Thursday, November 4, 2010

Mind vs Matter?

What is a thought? What is consciousness? Where does meaning come from? How do you go from an electrical burst in a neural chain to a subjective sense of a thought? Science won't answer these. Every human, even the scientists, have emotions and thoughts, but of course, no one has ever seen them. At best they have seen readings on a chart during a brain scan, or maybe the neurotransmitters that supposedly cause them. If they were to watch a brain in action, somehow watching a thought course through the nerves, all they'd see is electricity. Because they cannot physically "see" the subjective part of thought (the meaning, the consciousness), they are forced to call it nonexistent. Seriously, in psychology, consciousness is considered a hallucination caused by the electrochemical reactions taking place within and between neurons. Ridiculous, right?

I had to stop studying psychology because of bullshit like that. I've always been interested in this stuff, and it's probably why I picked such an unlikely major for an eco-freak like me. But when I found such things as self, consciousness, and the nature of thought totally glossed over in a few sentences, I was aghast! This is the very foundation, ignored. These are the questions asked by mankind since the beginning, and it was swept under the rug, presumably because it's too hard to study.
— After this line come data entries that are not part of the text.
# zhaoruiyang98/eftpipe

Measured on AMD Instinct MI355X. Metric: theory P_l(k) evaluations/sec (single tracer, Nk=512, l=0,2,4), higher is better.
Workload: dtype f64

## Files before the change

### eftpipe_amd/csrc/eftb_kernels.hpp

```cpp
#pragma once
#include <hip/hip_runtime.h>
#include <stdint.h>
#include <stdlib.h>

namespace eftb {

constexpr int NS = 80;
constexpr int NPOW = 257;
constexpr int NHALF = 128;
constexpr int NCH = 129;

constexpr int NROW = 24;

typedef double v4d __attribute__((ext_vector_type(4)));
typedef double v2d __attribute__((ext_vector_type(2)));

__device__ __forceinline__ void xcd_decode(int ntile, int& tile, int& group) {
    const int flat = blockIdx.x, ng = gridDim.x / ntile;
    if ((ng & 7) == 0) {
        const int slot = flat >> 3;
        tile = slot % ntile;
        group = (flat & 7) + 8 * (slot / ntile);
    } else {
        tile = flat % ntile;
// ... 1650 lines not shown
    double h[2];
#pragma unroll
    for (int v = 0; v < 2; ++v) h[v] = H[((size_t)v * NS + s0) * Nk + kc];
    double z = k2 * ct[42], y = k2 * ct[43];
    double b0, b1;
    powers(z * (1.0 / RS_ZS), b0, b1);
#pragma unroll
    for (int tau = 0; tau < NT; ++tau)
#pragma unroll
        for (int t = 0; t < 2; ++t) asm volatile("" : "+v"(aop[tau][t]));
    for (int s = s0; s < s1; ++s) {
        const int sn = s + 1 < s1 ? s + 1 : s;
        const double* ctn = RSC + ((size_t)w * NS + sn) * RS_REC;
        double cv[14 * NT];
#pragma unroll
        for (int i = 0; i < 14 * NT; ++i) cv[i] = ct[i];
        const double xn = ctn[42], yn0 = ctn[43];
        double hn[2];
#pragma unroll
        for (int v = 0; v < 2; ++v) hn[v] = H[((size_t)v * NS + sn) * Nk + kc];
        __builtin_amdgcn_sched_barrier(0);
        v4d D[NT];
#pragma unroll
        for (int tau = 0; tau < NT; ++tau) D[tau] = __builtin_amdgcn_mfma_f64_16x16x4f64(aop[tau][0], b0, (v4d){0.0, 0.0, 0.0, 0.0}, 0, 0, 0);
#pragma unroll
        for (int tau = 0; tau < NT; ++tau) D[tau] = __builtin_amdgcn_mfma_f64_16x16x4f64(aop[tau][1], b1, D[tau], 0, 0, 0);
        __builtin_amdgcn_sched_barrier(0);
        const double zn = k2 * xn, yn = k2 * yn0;
        double bn0, bn1;
        powers(zn * (1.0 / RS_ZS), bn0, bn1);
        const double zh[2] = {z * h[0], z * h[1]}, yh[2] = {y * h[0], y * h[1]};
#pragma unroll
        for (int tau = 0; tau < NT; ++tau) {
            const double W = fma(zh[tau], D[tau][0], fma(yh[0], D[tau][1], yh[1] * D[tau][2]));
            acc11[tau] = fma(W, cv[tau * 14], acc11[tau]);
            accCt[tau] = fma(W, cv[tau * 14 + 1], accCt[tau]);
#pragma unroll
            for (int i = 0; i < 12; ++i) accL[i] = fma(W, cv[tau * 14 + 2 + i], accL[i]);
        }
        __builtin_amdgcn_sched_barrier(0);
        ct = ctn;
        z = zn;
        y = yn;
        b0 = bn0;
        b1 = bn1;
        h[0] = hn[0];
        h[1] = hn[1];
    }
    if (!live) return;
    const int l = jg & 1;
    double o18[18], oA[3];
#pragma unroll
    for (int i = 0; i < 6; ++i) o18[i] = lct[i] * accCt[0] + lct[6 + i] * accCt[1];
#pragma unroll
    for (int i = 0; i < 12; ++i) o18[6 + i] = accL[i];
#pragma unroll
    for (int i = 0; i < 3; ++i) oA[i] = l11[i] * acc11[0] + l11[3 + i] * acc11[1];
    if (nsplit == 1) {
        double* dst = T + (((size_t)w * NL + l) * NROW) * Nk + k;
        if (jg < 2) {
#pragma unroll
            for (int i = 0; i < 18; ++i) dst[(size_t)(3 + i) * Nk] += o18[i];
        } else {
#pragma unroll
            for (int i = 0; i < 3; ++i) dst[(size_t)i * Nk] += oA[i];
        }
    } else {
        double* pw = part + (((size_t)w * nsplit + split) * NL + l) * 21 * Nk + k;
        if (jg < 2) {
#pragma unroll
            for (int i = 0; i < 18; ++i) pw[(size_t)(3 + i) * Nk] = o18[i];
        } else {
#pragma unroll
            for (int i = 0; i < 3; ++i) pw[(size_t)i * Nk] = oA[i];
        }
    }
}

__global__ __launch_bounds__(256) void resum_sum_kernel(int Nk, int Nl, int nchunk, const double* __restrict__ part,
                                                        double* __restrict__ T) {
    const int k = blockIdx.x * blockDim.x + threadIdx.x;
    const int i = blockIdx.y % 21, l = blockIdx.y / 21, w = blockIdx.z;
    if (k >= Nk) return;
    double a = 0.0;
    for (int c = 0; c < nchunk; ++c) a += part[((((size_t)w * nchunk + c) * Nl + l) * 21 + i) * Nk + k];
    T[(((size_t)w * Nl + l) * NROW + i) * Nk + k] += a;
}

constexpr int SPL_HB = 32;

constexpr int SPL_W = 128, SPL_LD = SPL_W + 2;

__global__ __launch_bounds__(256) __attribute__((amdgpu_num_vgpr(88))) void spline_kernel(int Nk, int nseries, int rlo, int rsel, const double* __restrict__ T, const double* __restrict__ band,
                                                     double* __restrict__ S) {
    __shared__ double ys[16 * SPL_LD];
    const int tid = threadIdx.x, lane = tid & 63, wave = tid >> 6, r = lane & 15, g = lane >> 4;
    int ktile, share;
    xcd_decode((Nk + 63) / 64, ktile, share);
    const int nshare = gridDim.x / ((Nk + 63) / 64);
    const int w0 = ktile * 64 - SPL_HB;
    const int it0 = ktile * 64 + 16 * wave;
    double bf[20];
#pragma unroll
    for (int t = 0; t < 20; ++t) {
        const int d = 4 * t + g - r, i = it0 + r;
        bf[t] = (d >= 0 && d <= 2 * SPL_HB && i < Nk) ? band[(size_t)d * Nk + i] : 0.0;
    }
    const int ngroups = (nseries + 15) / 16;
    const int per = (ngroups + nshare - 1) / nshare;
    const int g0 = share * per, g1 = min(ngroups, g0 + per);
    auto row_of = [&](int sp) { return rsel == NROW ? sp : (sp / rsel) * NROW + rlo + sp % rsel; };
    double pre[8];
    auto fetch = [&](int grp) {
#pragma unroll
        for (int u = 0; u < 8; ++u) {
            const int e = tid + 256 * u, sr = e >> 7, jj = w0 + (e & 127), series = grp * 16 + sr;
            pre[u] = (series < nseries && jj >= 0 && jj < Nk) ? T[(size_t)row_of(series) * Nk + jj] : 0.0;
        }
    };
    if (g0 < g1) fetch(g0);
    for (int grp = g0; grp < g1; ++grp) {
        __syncthreads();
#pragma unroll
        for (int u = 0; u < 8; ++u) {
            const int e = tid + 256 * u;
            ys[(e >> 7) * SPL_LD + (e & 127)] = pre[u];
        }
        __syncthreads();
        if (grp + 1 < g1) fetch(grp + 1);
        v4d acc = (v4d){0.0, 0.0, 0.0, 0.0};
        const double* yr = ys + r * SPL_LD + 16 * wave + g;
#pragma unroll
        for (int t = 0; t < 20; ++t) acc = __builtin_amdgcn_mfma_f64_16x16x4f64(yr[4 * t], bf[t], acc, 0, 0, 0);
        const int i = it0 + r;
#pragma unroll
        for (int q = 0; q < 4; ++q) {
            const int sr = g + 4 * q, series = grp * 16 + sr;
            if (series < nseries && i < Nk) S[(size_t)row_of(series) * Nk + i] = acc[q];
        }
    }
}
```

It comes down to a split between mind and body. Descartes drew the line sharply, and shaped the philosophy of science ever since. He said that nothing of the mind is in matter, and nothing of matter is in the mind; they are completely seperate. This sort of split has defined scientific worldview, the division between subjective and objective reality. Science chose to study the "matter" end of things, leaving the Church "mind," (aka the soul) and thus today science is mired in "objective reality." It tries to be totally empirical, that is, limiting itself only to what can be preceived by the senses (and their technological extensions), and what can be repeatably tested. Its worldview now says that we are all physical machines, acting according to universal laws, in a universe that is stupid. Everything is deterministic, and they tack consciousness on at the end, as something that came somehow out of the material world at the last minute. But how does consciousness come from non-conscious matter? That would be getting something from nothing.
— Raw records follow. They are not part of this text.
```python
def swiglu_bwd(x12: torch.Tensor, dh: torch.Tensor) -> torch.Tensor:
    _dev(x12, "swiglu_bwd")
    _dev(dh, "swiglu_bwd")
    rows, H2 = x12.shape
    if dh.dtype != torch.float32 or tuple(dh.shape) != (rows, H2 // 2) or H2 % 2 or dh.device != x12.device:
        raise ValueError("swiglu_bwd: dh must be fp32 [rows, H] on x12's device for x12 [rows, 2H]")
    dx = torch.empty((rows, H2), dtype=torch.float32, device=x12.device)
# ... 393 lines not shown
```

Before: 162.3 volumes/s.

## Balance wreg GEMM work across CUs with tail segments over all N-tiles

Replaces the fixed per-CU assignment of one N-tile with a strided chunk range by a share scheme. Most CUs keep one N-tile over a strided range of full rounds, while the leftover CUs each take contiguous slices of the remaining chunks across every N-tile. This targets load imbalance when the CU count per XCD is not a multiple of the N-tile count. In exchange, tail CUs reload weight registers and restart the prefetch pipeline per segment, and a Python helper mirrors the schedule.

```diff
diff --git a/new-vit_amd/csrc/k_gemm16_wreg.hip b/new-vit_amd/csrc/k_gemm16_wreg.hip
--- a/new-vit_amd/csrc/k_gemm16_wreg.hip
+++ b/new-vit_amd/csrc/k_gemm16_wreg.hip
@@ -19,6 +19,25 @@
 
 #define WREG_RD(dst, base, imm) asm volatile("ds_read_b128 %0, %1 offset:%2" : "=v"(dst) : "v"(base), "n"(imm) : "memory")
 
+struct wreg_seg { int nt, c0, c1, step; };
+struct wreg_shares {
+    int T, q, nf, rem, S;
+    __device__ wreg_shares(int G, int T_, int n) : T(T_) {
+        q = G / T;
+        const int r = G - q * T, k = (T * n + G - 1) / G;
+        nf = q * k < n ? q * k : n;
+        rem = n - nf;
+        S = r ? (T * rem + r - 1) / r : 0;
+    }
+    __device__ int nseg(int g) const { return g < q * T ? 1 : T; }
+    __device__ wreg_seg segment(int g, int s) const {
+        if (g < q * T) return {g % T, g / T, nf, q};
+        const int f = g - q * T;
+        const int a = f * S > s * rem ? f * S : s * rem, e = (f + 1) * S < (s + 1) * rem ? (f + 1) * S : (s + 1) * rem;
+        return {s, nf + a - s * rem, nf + e - s * rem, 1};
+    }
+};
+
 template <typename T, bool BLK>
 __global__ __launch_bounds__(512) __attribute__((amdgpu_waves_per_eu(2, 2))) void gemm16_wreg_kernel(
     const T* __restrict__ A, int64_t lda, const T* __restrict__ W, int64_t ldw, const float* __restrict__ bias, T* __restrict__ C,
@@ -32,33 +51,11 @@
 
     const int xcd = blockIdx.x & 7, g = blockIdx.x >> 3, G = gridDim.x >> 3;
     const int tiles_n = N / BN;
-    const int nt = g % tiles_n, jcu = g / tiles_n;
-    const int c_nt = (G - nt + tiles_n - 1) / tiles_n;
     const int per_xcd = (nchunks + 7) >> 3;
     const int lo = xcd * per_xcd;
     const int hi = lo + per_xcd < nchunks ? lo + per_xcd : nchunks;
-    const int n0 = nt * BN + wave * 48;
-    const float cs = nt * BN < scale_cols ? col_scale : 1.f;
-
-    vec8 w[3][NKT];
-#pragma unroll
-    for (int t = 0; t < 3; ++t) {
-        const T* wr = W + (int64_t)(n0 + 12 * (frow >> 2) + 4 * t + (frow & 3)) * ldw + kq * 8;
-#pragma unroll
-        for (int kt = 0; kt < NKT; ++kt) w[t][kt] = *reinterpret_cast<const vec8*>(wr + kt * 32);
-    }
-    f32x4 b[3];
-#pragma unroll
-    for (int t = 0; t < 3; ++t) {
-        b[t] = (f32x4){0.f, 0.f, 0.f, 0.f};
-        if (bias) b[t] = *reinterpret_cast<const f32x4*>(bias + n0 + 12 * kq + 4 * t);
-    }
-#pragma unroll
-    for (int t = 0; t < 3; ++t) {
-        asm volatile("" : "+v"(b[t]));
-#pragma unroll
-        for (int kt = 0; kt < NKT; ++kt) asm volatile("" : "+v"(w[t][kt]));
-    }
+    if (hi <= lo) return;
+    const wreg_shares sh(G, tiles_n, hi - lo);
 
     unsigned dma_off[PPW];
 #pragma unroll
@@ -94,8 +91,12 @@
         const int q = lane + 64 * j;
         fl_row[j] = wave * 4 + q / 48;
         fl_lds[j] = fl_row[j] * STG_PITCH + (q % 48) * 16;
-        fl_glb[j] = (unsigned)(fl_row[j] * (int)ldc * 2 + nt * BN * 2 + (q % 48) * 16);
-    }
+        fl_glb[j] = (unsigned)(fl_row[j] * (int)ldc * 2 + (q % 48) * 16);
+    }
+    vec8 w[3][NKT];
+    f32x4 b[3];
+    float cs = 1.f;
+    int col_bytes = 0;
     f32x4 acc[2][3];
     auto put = [&](int it) {
         char* stg = smem + STG_OFF + (it & 1) * STG_BYTES + put_off;
@@ -111,7 +112,7 @@
     };
     auto flush_piece = [&](int chunk, int it, int j) {
         const char* stg = smem + STG_OFF + (it & 1) * STG_BYTES;
-        char* cb = reinterpret_cast<char*>(C) + (int64_t)chunk * CH * ldc * 2;
+        char* cb = reinterpret_cast<char*>(C) + (int64_t)chunk * CH * ldc * 2 + col_bytes;
         const int valid = M - chunk * CH;
         const u32x4 v = *reinterpret_cast<const u32x4*>(stg + fl_lds[j]);
         if (valid >= CH || fl_row[j] < valid) {
@@ -123,47 +124,73 @@
         for (int j = 0; j < 3; ++j) flush_piece(chunk, it, j);
     };
 
-    int c = lo + jcu;
-    if (c >= hi) return;
-#pragma unroll
-    for (int d = 0; d < NSLOT - 1; ++d)
-        if (c + d * c_nt < hi) {
-#pragma unroll
-            for (int u = 0; u < PPW; ++u) issue_piece(c + d * c_nt, d, u);
-        }
-
-    int prev = -1, last_it = 0;
-    for (int it = 0; c < hi; c += c_nt, ++it) {
-        if (c + 2 * c_nt < hi) {
-            if (it <= 1) asm volatile("s_waitcnt vmcnt(6)" ::: "memory");
-            else if (it == 2) asm volatile("s_waitcnt vmcnt(9)" ::: "memory");
-            else asm volatile("s_waitcnt vmcnt(12)" ::: "memory");
-        } else {
-            asm volatile("s_waitcnt vmcnt(0)" ::: "memory");
-        }
-        asm volatile("s_waitcnt lgkmcnt(0)\n\ts_barrier" ::: "memory");
-        if (prev >= 0) flush(prev, it - 1);
-
-        const int slot = it % NSLOT;
-        const int nxt = c + (NSLOT - 1) * c_nt, nslot = (it + NSLOT - 1) % NSLOT;
-        const bool more = nxt < hi;
-        int rbs[4];
-#pragma unroll
-        for (int j = 0; j < 4; ++j) rbs[j] = rb[j] + slot * SLOT;
-#pragma unroll
-        for (int mt = 0; mt < 2; ++mt)
-#pragma unroll
-            for (int t = 0; t < 3; ++t) acc[mt][t] = b[t];
-
-        u32x4 a[2][2];
-        WREG_RD(a[0][0], rbs[0], 0);
-        if constexpr (BLK) WREG_RD(a[0][1], rbs[0], 256);
-        else WREG_RD(a[0][1], rbs[0], 16 * ROWB);
-#pragma unroll
-        for (int kt = 0; kt < NKT; ++kt) {
-            const int cur = kt & 1;
-            if (kt + 1 < NKT) {
-                switch (kt + 1) {
+    const int nseg = sh.nseg(g);
+    for (int s = 0; s < nseg; ++s) {
+        const wreg_seg sg = sh.segment(g, s);
+        if (sg.c0 >= sg.c1) continue;
+        const int c_nt = sg.step, end = lo + sg.c1;
+        const int n0 = sg.nt * BN + wave * 48;
+        cs = sg.nt * BN < scale_cols ? col_scale : 1.f;
+        col_bytes = sg.nt * BN * 2;
+
+#pragma unroll
+        for (int t = 0; t < 3; ++t) {
+            const T* wr = W + (int64_t)(n0 + 12 * (frow >> 2) + 4 * t + (frow & 3)) * ldw + kq * 8;
+#pragma unroll
+            for (int kt = 0; kt < NKT; ++kt) w[t][kt] = *reinterpret_cast<const vec8*>(wr + kt * 32);
+        }
+#pragma unroll
+        for (int t = 0; t < 3; ++t) {
+            b[t] = (f32x4){0.f, 0.f, 0.f, 0.f};
+            if (bias) b[t] = *reinterpret_cast<const f32x4*>(bias + n0 + 12 * kq + 4 * t);
+        }
+#pragma unroll
+        for (int t = 0; t < 3; ++t) {
+            asm volatile("" : "+v"(b[t]));
+#pragma unroll
+            for (int kt = 0; kt < NKT; ++kt) asm volatile("" : "+v"(w[t][kt]));
+        }
+
+        int c = lo + sg.c0;
+#pragma unroll
+        for (int d = 0; d < NSLOT - 1; ++d)
+            if (c + d * c_nt < end) {
+#pragma unroll
+                for (int u = 0; u < PPW; ++u) issue_piece(c + d * c_nt, d, u);
+            }
+
+        int prev = -1, last_it = 0;
+        for (int it = 0; c < end; c += c_nt, ++it) {
+            if (c + 2 * c_nt < end) {
+                if (it <= 1) asm volatile("s_waitcnt vmcnt(6)" ::: "memory");
+                else if (it == 2) asm volatile("s_waitcnt vmcnt(9)" ::: "memory");
+                else asm volatile("s_waitcnt vmcnt(12)" ::: "memory");
+            } else {
+                asm volatile("s_waitcnt vmcnt(0)" ::: "memory");
+            }
+            asm volatile("s_waitcnt lgkmcnt(0)\n\ts_barrier" ::: "memory");
+            if (prev >= 0) flush(prev, it - 1);
+
+            const int slot = it % NSLOT;
+            const int nxt = c + (NSLOT - 1) * c_nt, nslot = (it + NSLOT - 1) % NSLOT;
+            const bool more = nxt < end;
+            int rbs[4];
+#pragma unroll
+            for (int j = 0; j < 4; ++j) rbs[j] = rb[j] + slot * SLOT;
+#pragma unroll
+            for (int mt = 0; mt < 2; ++mt)
+#pragma unroll
+                for (int t = 0; t < 3; ++t) acc[mt][t] = b[t];
+
+            u32x4 a[2][2];
+            WREG_RD(a[0][0], rbs[0], 0);
+            if constexpr (BLK) WREG_RD(a[0][1], rbs[0], 256);
+            else WREG_RD(a[0][1], rbs[0], 16 * ROWB);
+#pragma unroll
+            for (int kt = 0; kt < NKT; ++kt) {
+                const int cur = kt & 1;
+                if (kt + 1 < NKT) {
+                    switch (kt + 1) {
 #define WREG_NEXT(KN)                                                                  \
     case KN:                                                                           \
         if constexpr (BLK) {                                                           \
@@ -174,32 +201,33 @@
             WREG_RD(a[(KN) & 1][1], rbs[(KN) & 3], 16 * ROWB + ((KN) >> 2) * 256);     \
         }                                                                              \
         break;
-                    WREG_NEXT(1) WREG_NEXT(2) WREG_NEXT(3) WREG_NEXT(4) WREG_NEXT(5) WREG_NEXT(6)
-                    WREG_NEXT(7) WREG_NEXT(8) WREG_NEXT(9) WREG_NEXT(10) WREG_NEXT(11)
+                        WREG_NEXT(1) WREG_NEXT(2) WREG_NEXT(3) WREG_NEXT(4) WREG_NEXT(5) WREG_NEXT(6)
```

Now, things like ESP, precognition, out-of-body experiences, and spiritual healing (to say nothing of dream states, trances, and the placebo effect) keep coming along. And every time they do, they are ruled out of the discussion in the same dogmatic way that the Catholic Church did to science back when it was starting out. No one can question that these things are experienced. The data, the anecdotal evidence, just keeps coming in. We know from "the inside" that we are not mere machines, that thought, emotion, consciousness are more than molecular reactions, they in fact are the center of our existence. And while Quantum Physics itself has disproven the deterministic nature of the universe and the nonexistance of objectivity, the massive implications are not being followed through on. Science is being extremely remiss in not investigating it seriously. It claims an open mind, but that claim has become a lie.

The main point here is that there is a disconnect. Every scientist must realize that science only exists because we can think, and because there are meanings in those thoughts. Science is, after all, an intellectual activity. But they declare thought and meaning off-limits, or even call them delusions! They call it superstition, or junk data, or write it off as a hallucination (which is a very derrogatory word when used this way). How can science ever be a coherent worldview if it cuts off the very part of the world that gives it birth? Isn't it clear that we can be objective only because we are first and foremost subjective beings? Objectivity is a learned way of thinking.
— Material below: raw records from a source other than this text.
@@ -769,14 +789,16 @@
             }
         }
     }
-    if (tid == 0) { atomicAdd(&info[b * 4 + 1], cpt); atomicAdd(&info[b * 4 + 2], sk_total); redo[cid] = 0; if (m_pad) atomicOr(&info[b * 4 + 3], 2); }
+    if (te == 0) { atomicAdd(&info[b * 4 + 1], cpt); atomicAdd(&info[b * 4 + 2], sk_total); redo[cid] = 0; if (m_pad) atomicOr(&info[b * 4 + 3], 2); }
     FGW_PROF(8);
-
-    if (!prm.fixed_features && Ypart) {
-        fgw_part_t *Yp = Ypart + ((size_t)b * D.K + s) * N * d;
+    te = fresh_tid();
+
+    if (!prm.fixed_features && tl->Ypart) {
+        fgw_part_t *Yp = tl->Ypart + cs * N * d;
+        const float *Z = tl->Ys + cs * N * d;
         if (yz_lds) {
             const int Nd = N * d;
-            for (int t0 = tid; t0 < Nd; t0 += 4 * FGW_THREADS) {
+            for (int t0 = te; t0 < Nd; t0 += 4 * FGW_THREADS) {
                 float zv[4];
 #pragma unroll
                 for (int u = 0; u < 4; ++u) { const int t = t0 + u * FGW_THREADS; zv[u] = Z[t < Nd ? t : Nd - 1]; }
@@ -784,7 +806,7 @@
                 for (int u = 0; u < 4; ++u) { const int t = t0 + u * FGW_THREADS; if (t < Nd) Zl[t] = zv[u]; }
             }
             __syncthreads();
-            mm_lds2<FGW_WAVES, 1, 0, false, false>(N, d, N, Tl, P, Zl, d, [] {}, [&](int i, int c, double v) { Yp[(size_t)i * d + c] = (fgw_part_t)v; });
+            mm_lds2<FGW_WAVES, 1, 0, false, false>(N, d, N, Tl, P, Zl, d, [] {}, [&](int i, int c, double v) { Yp[(size_t)i * d + c] = (fgw_part_t)v; }, te);
         } else {
             mm_f64(N, d, N, [&](int i, int k) { return (double)Tl[i * P + k]; }, [&](int k, int c) { return (double)Z[(size_t)k * d + c]; },
                    [&](int i, int c, double v) { Yp[(size_t)i * d + c] = (fgw_part_t)v; });
@@ -792,40 +814,45 @@
     }
     FGW_PROF(9);
     if (!prm.fixed_structure) {
-        fgw_part_t *Cp = Cpart + ((size_t)b * D.K + s) * NN;
+        fgw_part_t *Cp = tl->Cpart + cs * NN;
+        te = fresh_tid();
         if (complete) {
             {
-                const int lc = lane < Nx ? lane : Nx - 1;
-                const float *tr = Tl + lc * P + w;
+                const int le = te & 63, we = __builtin_amdgcn_readfirstlane(te >> 6);
+                const int lc = le < Nx ? le : Nx - 1;
+                const float *tr = Tl + lc * P + we;
                 double p0 = 0.0, p1 = 0.0;
 #pragma unroll
                 for (int r = 0; r < R; ++r) {
-                    const int q = w + 4 * r;
+                    const int q = we + 4 * r;
                     if (q < n_real) { if (r & 1) p1 += (double)tr[4 * r]; else p0 += (double)tr[4 * r]; }
                 }
-                if (lane < Nx) rsum[w * N + lane] = p0 + p1;
+                if (le < Nx) rsum[we * N + le] = p0 + p1;
             }
             __syncthreads();
+            te = fresh_tid();
             mm_lds2<FGW_WAVES, 1, 0, true, false>(Nx, Nx, n_real, Tl, P, Tl, P, [] {}, [&](int i, int j, double v) {
                 const double ti = ((rsum[i] + rsum[N + i]) + rsum[2 * N + i]) + rsum[3 * N + i];
                 const double tj = ((rsum[j] + rsum[N + j]) + rsum[2 * N + j]) + rsum[3 * N + j];
                 if (m_pad) Bl[i * P + j] = ti * tj - v;
                 else Cp[i * N + j] = (fgw_part_t)(ti * tj - v);
-            });
+            }, te);
         } else {
-            mm_lds2<FGW_WAVES, 1, 0, false, false>(Nx, Nx, Nx, Tl, P, C2l, P, [] {}, [&](int i, int j, double v) { AKl[i * P + j] = v; });
+            mm_lds2<FGW_WAVES, 1, 0, false, false>(Nx, Nx, Nx, Tl, P, C2l, P, [] {}, [&](int i, int j, double v) { AKl[i * P + j] = v; }, te);
             __syncthreads();
+            te = fresh_tid();
             mm_lds2<FGW_WAVES, 1, 0, true, false>(Nx, Nx, Nx, AKl, P, Tl, P, [] {}, [&](int i, int j, double v) {
                 if (m_pad) Bl[i * P + j] = v;
                 else Cp[i * N + j] = (fgw_part_t)v;
-            });
+            }, te);
         }
         if (m_pad) {
             __syncthreads();
-            const double im = 1.0 / mult;
-            int i = tid / N, j = tid - i * N;
+            const double im = 1.0 / mult_e;
+            te = fresh_tid();
+            int i = te / N, j = te - i * N;
             const int dq = FGW_THREADS / N, dr = FGW_THREADS - dq * N;
-            for (int t = tid; t < NN; t += FGW_THREADS) {
+            for (int t = te; t < NN; t += FGW_THREADS) {
                 Cp[t] = (fgw_part_t)(Bl[min(i, nb) * P + min(j, nb)] * ((i >= nb ? im : 1.0) * (j >= nb ? im : 1.0)));
                 j += dr; i += dq;
                 if (j >= N) { j -= N; ++i; }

As it stands, we are stuck between the religious and scientific worldviews. We must either choose the dogmatic religions, which often won't look beyond their scriptures to see the real world, or with fuzzy, nebulous spirituality that is lost with its head in the clouds; or we must choose a science that however throrough it seems, and however illuminating its theories are, still fails to be something to live by, and fails to recognize what makes us truly human. Here, instead of the clouds, science has its head in the sand. Now, I like science and feel it has gotten closer than any other system to a true understanding of the universe. To see it still fall so vastly short of that understanding is perhaps what drives me to write this.

A cohesive, accurate worldview, this is the goal. The gap between spirituality and science must be bridged. We can no longer compartmentalize morals, ethics, value, feeling, and intuition away from what science calls "the real world," which it claims to describe Science cannot make that claim until it accepts that compartment, that half of the human being, which everyone knows exists. No more amputated science, no more amputated spirituality.

Science must remove its blinders, and begin making an honest, unbiased study of inner space if we are to survive as a species. We've mastered the atom; but can we master the mind that has mastered that atom?